I've customized them nine way till Sunday.......

www.rvbprecision.com

So, what you are proposing is nearly impossible. Finding a second bolt will be difficult as CZ does not sell bolts. And you will need a second bolt. Period

The magazines will never interchange. The 7.62X39 is much larger than the 223 series magazine. The CZ-527 has a cartridge specific trigger guard, magazine and magazine cut out. Nothing interchanges amongst the different chamberings.

In fact, there is so much hand assembly with these rifles, that it is rare that the trigger guard from one rifle even fits another rifle of the same chambering.

There are lots of folks that have switch barrel CZ-527 with the same cartridge size. 223, 204 Ruger and 17 Rem can be easily made switch barrel. And they will all feed properly from the same magazine. There are folks that have a 7.62X39 with switch barrels for 22 and 6mm PPC, and with a bit of fine tuning, these will feed from a magazine.

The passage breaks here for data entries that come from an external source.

+                    float fre[2], fim[2] = {0.f, 0.f}, gre[2], gim[2] = {0.f, 0.f};
+#pragma unroll
+                    for (int sl = 0; sl < 2; ++sl) { fre[sl] = s.xr[NJ * 4 + sl]; gre[sl] = lds[sl * LF + lpad(C / 2)]; }
+                    emit(C / 2, fre, fim, gre, gim);
+                }
+            }
+        });
+
+    if (half == 0) {
+        ex.template block_sum<2>(st, [&](const double* tot) {
+            partials_[2 * (size_t)unit] = tot[0];
+            partials_[2 * (size_t)unit + 1] = tot[1];
+        });
+    }
     }
 }
 
diff --git a/shardmerge_amd/csrc/sm_pipeline.hpp b/shardmerge_amd/csrc/sm_pipeline.hpp
--- a/shardmerge_amd/csrc/sm_pipeline.hpp
+++ b/shardmerge_amd/csrc/sm_pipeline.hpp
@@ -45,6 +45,7 @@
 SM_FFT_KERNEL_TAG(KI2, I2Params, "i2_rows_inv", k_i2<P>(ex, p), 1, 4)
 SM_FFT_KERNEL_TAG(KF2S, F2SParams, "f2s_cols_fwd1", (k_f2s<P, f2s_groups<P>()>(ex, p)), f2s_groups<P>(), 4)
 SM_FFT_KERNEL_TAG(KF1Q, F1Params, "f1_rows_fwd", k_f1q<P>(ex, p), 4, 4)
+SM_FFT_KERNEL_TAG(KF1H, F1Params, "f1_rows_fwd", k_f1h<P>(ex, p), 2, 4)
 SM_FFT_KERNEL_TAG(KF2Q, F2Params, "f2_cols_fwd", (k_f2<P, f2_bins<P>(), true>(ex, p)), 2 * f2_bins<P>(), 4)
 SM_FFT_KERNEL_TAG(KF2SQ, F2SParams, "f2s_cols_fwd1", (k_f2s<P, f2s_groups<P>(), true>(ex, p)), f2s_groups<P>(), 4)
 SM_FFT_KERNEL_TAG(KI1x1Q, I1Params, "i1_cols_inv", (k_i1<P, 1, true>(ex, p)), 1, 4)
@@ -298,6 +299,7 @@
     bool spectral_inter = true;
     bool f2s_pair = true;
     size_t f2s_pair_max_bins = (size_t)64 << 20;
+    bool f1q_halves = true;
     bool f1_multi = true;
     bool fuse_spec_norm = true;
     float noise_sigma = 1.2e-7f;
@@ -605,6 +607,10 @@
         return SMHIP_OK;
     }
 
+    void launch_f1_folded(const F1Params& p, int units) {
+        if (f1q_halves) launch_fft<KF1H>(p.plan, units * 2, 2 * p.plan.T, (LDS_SCRATCH_FLOATS + (size_t)2 * p.plan.lds_floats) * 4, p);
+        else launch_fft<KF1Q>(p.plan, units, 4 * p.plan.T, (LDS_SCRATCH_FLOATS + (size_t)4 * p.plan.lds_floats) * 4, p);
+    }
     int run_f1(const Geo& g, const SigDesc& a, const SigDesc& b, int& grid_out) {
         F1Params p;
         bool blue; BluesteinTab bt;
@@ -627,7 +633,7 @@
             p.R2 = g.R / 4; p.twR = colp.tw; p.ilv = FOLD_ILV; p.nb = 4;
             const int gridq = (int)round_up((size_t)p.R2, 8 * p.ilv);
             if ((size_t)gridq * 2 > PART_DOUBLES) return fail(SMHIP_ERR_SHAPE, "too many rows");
-            launch_fft<KF1Q>(p.plan, gridq, 4 * p.plan.T, (LDS_SCRATCH_FLOATS + (size_t)4 * p.plan.lds_floats) * 4, p);
+            launch_f1_folded(p, gridq);
             grid_out = gridq;
             return SMHIP_OK;
         }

There is no need for all this index mark stuff you are talking about. The second barrel is simply threaded and head spaced by a competent gun smith and one barrel is removed an another installed with a very simple barrel vise (Midway - Brownells) and an action wrench that simply slides into the bolt races. The barrel vise can be clamped to the tailgate of a PU truck for infield swaps.

You will need to re-sight the rifle every time you swap barrels unless extreme accuracy isn't important. Iron sights will stay aligned as both sites are attached to the barrels.

Switch barrels are a fun project, but you need to know what you are doing. And in most cases it is cheaper and much more convenient to simply purchase a second rifle in the caliber desired.
 
CZ's 527 Are Fun to Use

RoyB,

Thanks for speaking up and supporting that the CZ 527 rifles are fine rifles and fun to use. That is why we are searching out more ways to have fun using these rifles.

The bolt assembly is available (depending on part shipments from Eastern Europe) from CZ-USA but it is expensive.

Because I wanted to keep the project simple and cost down I decided to re-chamber the 223 barrel to 22 PPC. That way I do not need a different bolt body, extractor, magazine, and magazine well-trigger guard assembly.

Because the 7.62 x 39 cartridge has a tapered body I think the 22 PPC loaded rounds will feed nose low on the feed ramp.

If this project concept works out, I will eventually order a 6.5 Grendel barrel and look for a 17 Remington barrel for re-chamber to 17 PPC. Ideally, both of these barrels will also have matching contours to the carbine barrel and the same iron sights; CZ's Carbine configuration in the model 527 is so handy.
 
EXCELLENT choices! Those PPC cartridges will shoot fine out of that action without a lot of fuss. Be sure to report back on how it all works out.